- Records from a data source:

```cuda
void UmmaPlanFree::operator()(UmmaPlan* p) const { delete p; }

bool umma_op_uses_split_k(const ConvOp& op) {
  return op.umma_plan && op.umma_plan->split_k > 1;
}

cudaError_t umma_run_op(Ctx* c, ConvOp& op, int n, float* out_ab_fused, float out_mult, cudaStream_t st, int img0,
                        int max_ctas) {
  const UmmaPlan* pl = op.umma_plan.get();
  if (!pl) return cudaErrorInvalidValue;
  UmmaParams prm = pl->prm;
  prm.max_ctas = (max_ctas > 0 && pl->split_k == 1) ? (max_ctas / pl->cg) * pl->cg : 0;
  prm.img0 = img0;
  prm.n_img = img0 + n;
  if (img0 && pl->split_k > 1) return cudaErrorInvalidValue;
  const int m_tiles = n * prm.tiles_y * prm.tiles_x;
  prm.total_tiles = op.ncls * (pl->cg == 2 ? (m_tiles + 1) / 2 : m_tiles) * prm.n_tiles_n;
  prm.gadd = (op.epi.gadd && c->gadd_active) ? c->gvec.get() : nullptr;
  prm.out_ab = out_ab_fused;
  prm.split_k = pl->split_k;
  prm.ws = c->splitk_ws.get();
  prm.counters = c->splitk_counters.get();
  if (pl->split_k > 1 && (!prm.ws || !prm.counters)) return cudaErrorInvalidValue;
  prm.out_mult = out_mult;
  if (op.fuse_out_head && !out_ab_fused) return cudaErrorInvalidValue;
  c->launch_count++;
  const bool pdl = pdl_take(c);
  const bool split = !c->fast;
  if (pl->halo) {
    if (!split) return cudaErrorInvalidValue;
    switch (op.bn_tile * 10 + pl->cg) {
      case 641: return launch_inst<64, 1, 1, true, true>(*pl, prm, st, pdl);
      case 642: return launch_inst<64, 1, 2, true, true>(*pl, prm, st, pdl);
      case 1281: return launch_inst<128, 1, 1, true, true>(*pl, prm, st, pdl);
      case 1282: return launch_inst<128, 1, 2, true, true>(*pl, prm, st, pdl);
      default: return cudaErrorInvalidValue;
    }
  }
#define IDC_LAUNCH(BN_, MT_, CG_) \
  return split ? launch_inst<BN_, MT_, CG_, true>(*pl, prm, st, pdl) : launch_inst<BN_, MT_, CG_, false>(*pl, prm, st, pdl)
  switch (op.bn_tile * 100 + pl->mt * 10 + pl->cg) {
    case 6411: IDC_LAUNCH(64, 1, 1);
    case 6421: IDC_LAUNCH(64, 2, 1);
    case 12811: IDC_LAUNCH(128, 1, 1);
    case 6412: return launch_inst<64, 1, 2, true>(*pl, prm, st, pdl);
    case 6422: return launch_inst<64, 2, 2, true>(*pl, prm, st, pdl);
    case 12812: return launch_inst<128, 1, 2, true>(*pl, prm, st, pdl);
    default: break;
  }
#undef IDC_LAUNCH
  return cudaErrorInvalidValue;
}

}
```

Baseline: 1363.

## Add ping-pong turn barriers between math warpgroups and defer halo slot release

Adds a pair of mbarriers that pass a turn token between the two math warpgroups, so one group's WGMMA issue overlaps the other's epilogue in a ping-pong schedule. By default this is enabled for non-fast, single-class ops, and the handoff point inside the last k-block can be tuned through a new option. The halo slot release is also moved after the wgmma_wait<1> of the next iteration, which removes the blocking wgmma_wait<0> on every ninth k-block. The cost is extra barrier traffic and the risk of serialising the warpgroups or deadlocking when the turn counts do not match.

```diff
diff --git a/interactive_deep_colorization_b200/csrc/idc_api.cu b/interactive_deep_colorization_b200/csrc/idc_api.cu
--- a/interactive_deep_colorization_b200/csrc/idc_api.cu
+++ b/interactive_deep_colorization_b200/csrc/idc_api.cu
@@ -786,7 +786,8 @@
   }
   struct { const char* n; int* v; } tab[] = {
       {"halo", &c->opt.halo}, {"pairs", &c->opt.pairs}, {"mt", &c->opt.mt},
-      {"chunk_kb", &c->opt.chunk_kb}, {"split_k", &c->opt.split_k}, {"host_pipe", &c->opt.host_pipe},
+      {"chunk_kb", &c->opt.chunk_kb}, {"split_k", &c->opt.split_k}, {"wg_turns", &c->opt.wg_turns},
+      {"host_pipe", &c->opt.host_pipe},
       {"pdl", &c->opt.pdl}, {"tanh_scale", &c->opt.tanh_scale}, {"side_dist", &c->opt.side_dist},
       {"conv1_1_umma", &c->opt.conv1_1_umma}};
   for (auto& t : tab)
diff --git a/interactive_deep_colorization_b200/csrc/idc_internal.h b/interactive_deep_colorization_b200/csrc/idc_internal.h
--- a/interactive_deep_colorization_b200/csrc/idc_internal.h
+++ b/interactive_deep_colorization_b200/csrc/idc_internal.h
@@ -121,6 +121,7 @@
   int mt = -1;
   int chunk_kb = -1;
   int split_k = -1;
+  int wg_turns = -1;
   int host_pipe = 1;
   int pdl = 1;
   int conv1_1_umma = 1;
diff --git a/interactive_deep_colorization_b200/csrc/idc_umma.cu b/interactive_deep_colorization_b200/csrc/idc_umma.cu
--- a/interactive_deep_colorization_b200/csrc/idc_umma.cu
+++ b/interactive_deep_colorization_b200/csrc/idc_umma.cu
@@ -45,6 +45,7 @@
   int n_amaps;
   int max_ctas;
   int img0;
+  int wg_turns;
 };
 
 __device__ __forceinline__ uint32_t smem_u32(const void* p) { return (uint32_t)__cvta_generic_to_shared(p); }
@@ -80,6 +81,17 @@
   if (mbar_try_wait(bar, parity)) return;
   const long long t0 = clock64();
   while (!mbar_try_wait(bar, parity)) {
+    if (clock64() - t0 > 6000000000LL) mbar_timeout(err, code);
+  }
+}
+__device__ __forceinline__ void mbar_arrive_lane0(uint32_t bar, int lane) {
+  asm volatile("{\n\t.reg .pred p;\n\tsetp.eq.s32 p, %1, 0;\n\t@p mbarrier.arrive.shared::cta.b64 _, [%0];\n\t}"
+               ::"r"(bar), "r"(lane) : "memory");
+}
+__device__ __forceinline__ void mbar_wait_warp(uint32_t bar, uint32_t parity, int* err, int code) {
+  if (__all_sync(0xffffffffu, mbar_try_wait(bar, parity))) return;
+  const long long t0 = clock64();
+  while (!__all_sync(0xffffffffu, mbar_try_wait(bar, parity))) {
     if (clock64() - t0 > 6000000000LL) mbar_timeout(err, code);
   }
 }
@@ -265,6 +277,7 @@
   uint64_t* empty_bar = full_bar + 4;
   uint64_t* afull_bar = full_bar + 8;
   uint64_t* aempty_bar = full_bar + 10;
+  uint64_t* turn_bar = full_bar + 12;
 
   const int warp = threadIdx.x >> 5, lane = threadIdx.x & 31;
   const uint32_t cta_rank = PAIR ? cluster_ctarank() : 0u;
@@ -288,6 +301,9 @@
         mbar_init(smem_u32(&afull_bar[a]), 1);
         mbar_init(smem_u32(&aempty_bar[a]), 8);
       }
+    for (int g = 0; g < 2; ++g) mbar_init(smem_u32(&turn_bar[g]), 4);
+    if (p.wg_turns)
+      for (int i = 0; i < 4; ++i) mbar_arrive(smem_u32(&turn_bar[0]));
     asm volatile("fence.mbarrier_init.release.cluster;" ::: "memory");
   }
   if (PAIR) cluster_sync_all(); else __syncthreads();
@@ -374,6 +390,12 @@
         if (PAIR) mbar_arrive_remote(smem_u32(bar), cta_rank ^ 1u);
       }
     };
+    auto release_halo = [&](int slot) {
+      __syncwarp();
+      if (lane == 0) mbar_arrive(smem_u32(&aempty_bar[slot]));
+    };
+    const uint32_t turn_in = smem_u32(&turn_bar[wg]), turn_out = smem_u32(&turn_bar[wg ^ 1]);
+    uint32_t turns = 0;
     int stage = 0;
     uint32_t phase = 0;
     uint32_t hcount = 0;
@@ -418,7 +440,9 @@
         for (int m = 0; m < MT; ++m)
 #pragma unroll
           for (int j = 0; j < R; ++j) part[m][j] = 0.f;
+        if (p.wg_turns) mbar_wait_warp(turn_in, turns & 1, p.err, 8);
         int prev = -1;
+        int hpend = -1;
         for (int k = k0; k < k1; ++k) {
           uint32_t hslot = 0;
           if (HALO) {
@@ -437,6 +461,7 @@
             const int4 e = __ldg(p.kblk + k);
             ha = smem_u32(s_halo + hslot * SP::kHaloSlot) + (uint32_t)((e.z + wg * 8) * kHaloW + e.w) * 128u;
           }
+          const int pass_at = (k == k1 - 1) ? p.wg_turns : 0;
           wgmma_fence();
 #pragma unroll
           for (int m = 0; m < MT; ++m) {
@@ -451,6 +476,7 @@
                 wgmma_bn<BN>(part[m], a_lo + adv, b_hi + adv, first);
                 wgmma_bn<BN>(part[m], a_hi + adv, b_lo + adv, 1u);
                 first = 1u;
+                if (m == 0 && pass_at == kk + 2) mbar_arrive_lane0(turn_out, lane);
               }
             }
 #pragma unroll
@@ -461,22 +487,23 @@
             }
           }
           wgmma_commit();
-          if (HALO && k % 9 == 8) {
-            wgmma_wait<0>();
-            __syncwarp();
-            if (lane == 0) mbar_arrive(smem_u32(&aempty_bar[hslot]));
-          }
+          if (pass_at && !(SPLIT && pass_at >= 2)) mbar_arrive_lane0(turn_out, lane);
           if (prev >= 0) {
             wgmma_wait<1>();
             release(&empty_bar[prev]);
+            if (HALO && hpend >= 0) release_halo(hpend);
+            hpend = -1;
           }
+          if (HALO && k % 9 == 8) hpend = (int)hslot;
           prev = stage;
           if (++stage == STAGES) { stage = 0; phase ^= 1; }
         }
+        ++turns;
         wgmma_wait<0>();
 #pragma unroll
         for (int m = 0; m < MT; ++m) wgmma_reg_fence(part[m]);
         release(&empty_bar[prev]);
+        if (HALO && hpend >= 0) release_halo(hpend);
 #pragma unroll
         for (int m = 0; m < MT; ++m)
 #pragma unroll
@@ -621,6 +648,7 @@
         }
       }
     }
+    if (p.wg_turns && wg == 0) mbar_wait(turn_in, turns & 1, p.err, 8);
     if (__any_sync(0xffffffffu, sat) && lane == 0) atomicOr(p.range, p.range_bit);
   }
   if (PAIR) cluster_sync_all();
@@ -1081,6 +1109,7 @@
     if (c->opt.chunk_kb >= 1) g = c->opt.chunk_kb;
     q.chunk_kb = g;
   }
+  q.wg_turns = c->opt.wg_turns < 0 ? ((!c->fast && op.ncls == 1) ? 4 : 0) : (c->opt.wg_turns > 5 ? 5 : c->opt.wg_turns);
   q.tiles_y = ceil_div(op.Hl, op.hbox * pl->mt); q.tiles_x = ceil_div(op.Wl, op.wbox);
   q.n_tiles_n = op.cout_pad / op.bn_tile;
   q.hbox = op.hbox; q.wbox = op.wbox;
```

Measured after the change: 1371, median of 6. Within noise of the previous version (+0.6%).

- EXERCISE OBJECTIVE: Among the lines of the preceding data, which ones hold the word "ConvOp"? List them.

- EXERCISE RESULT:
bool umma_op_uses_split_k(const ConvOp& op) {
cudaError_t umma_run_op(Ctx* c, ConvOp& op, int n, float* out_ab_fused, float out_mult, cudaStream_t st, int img0,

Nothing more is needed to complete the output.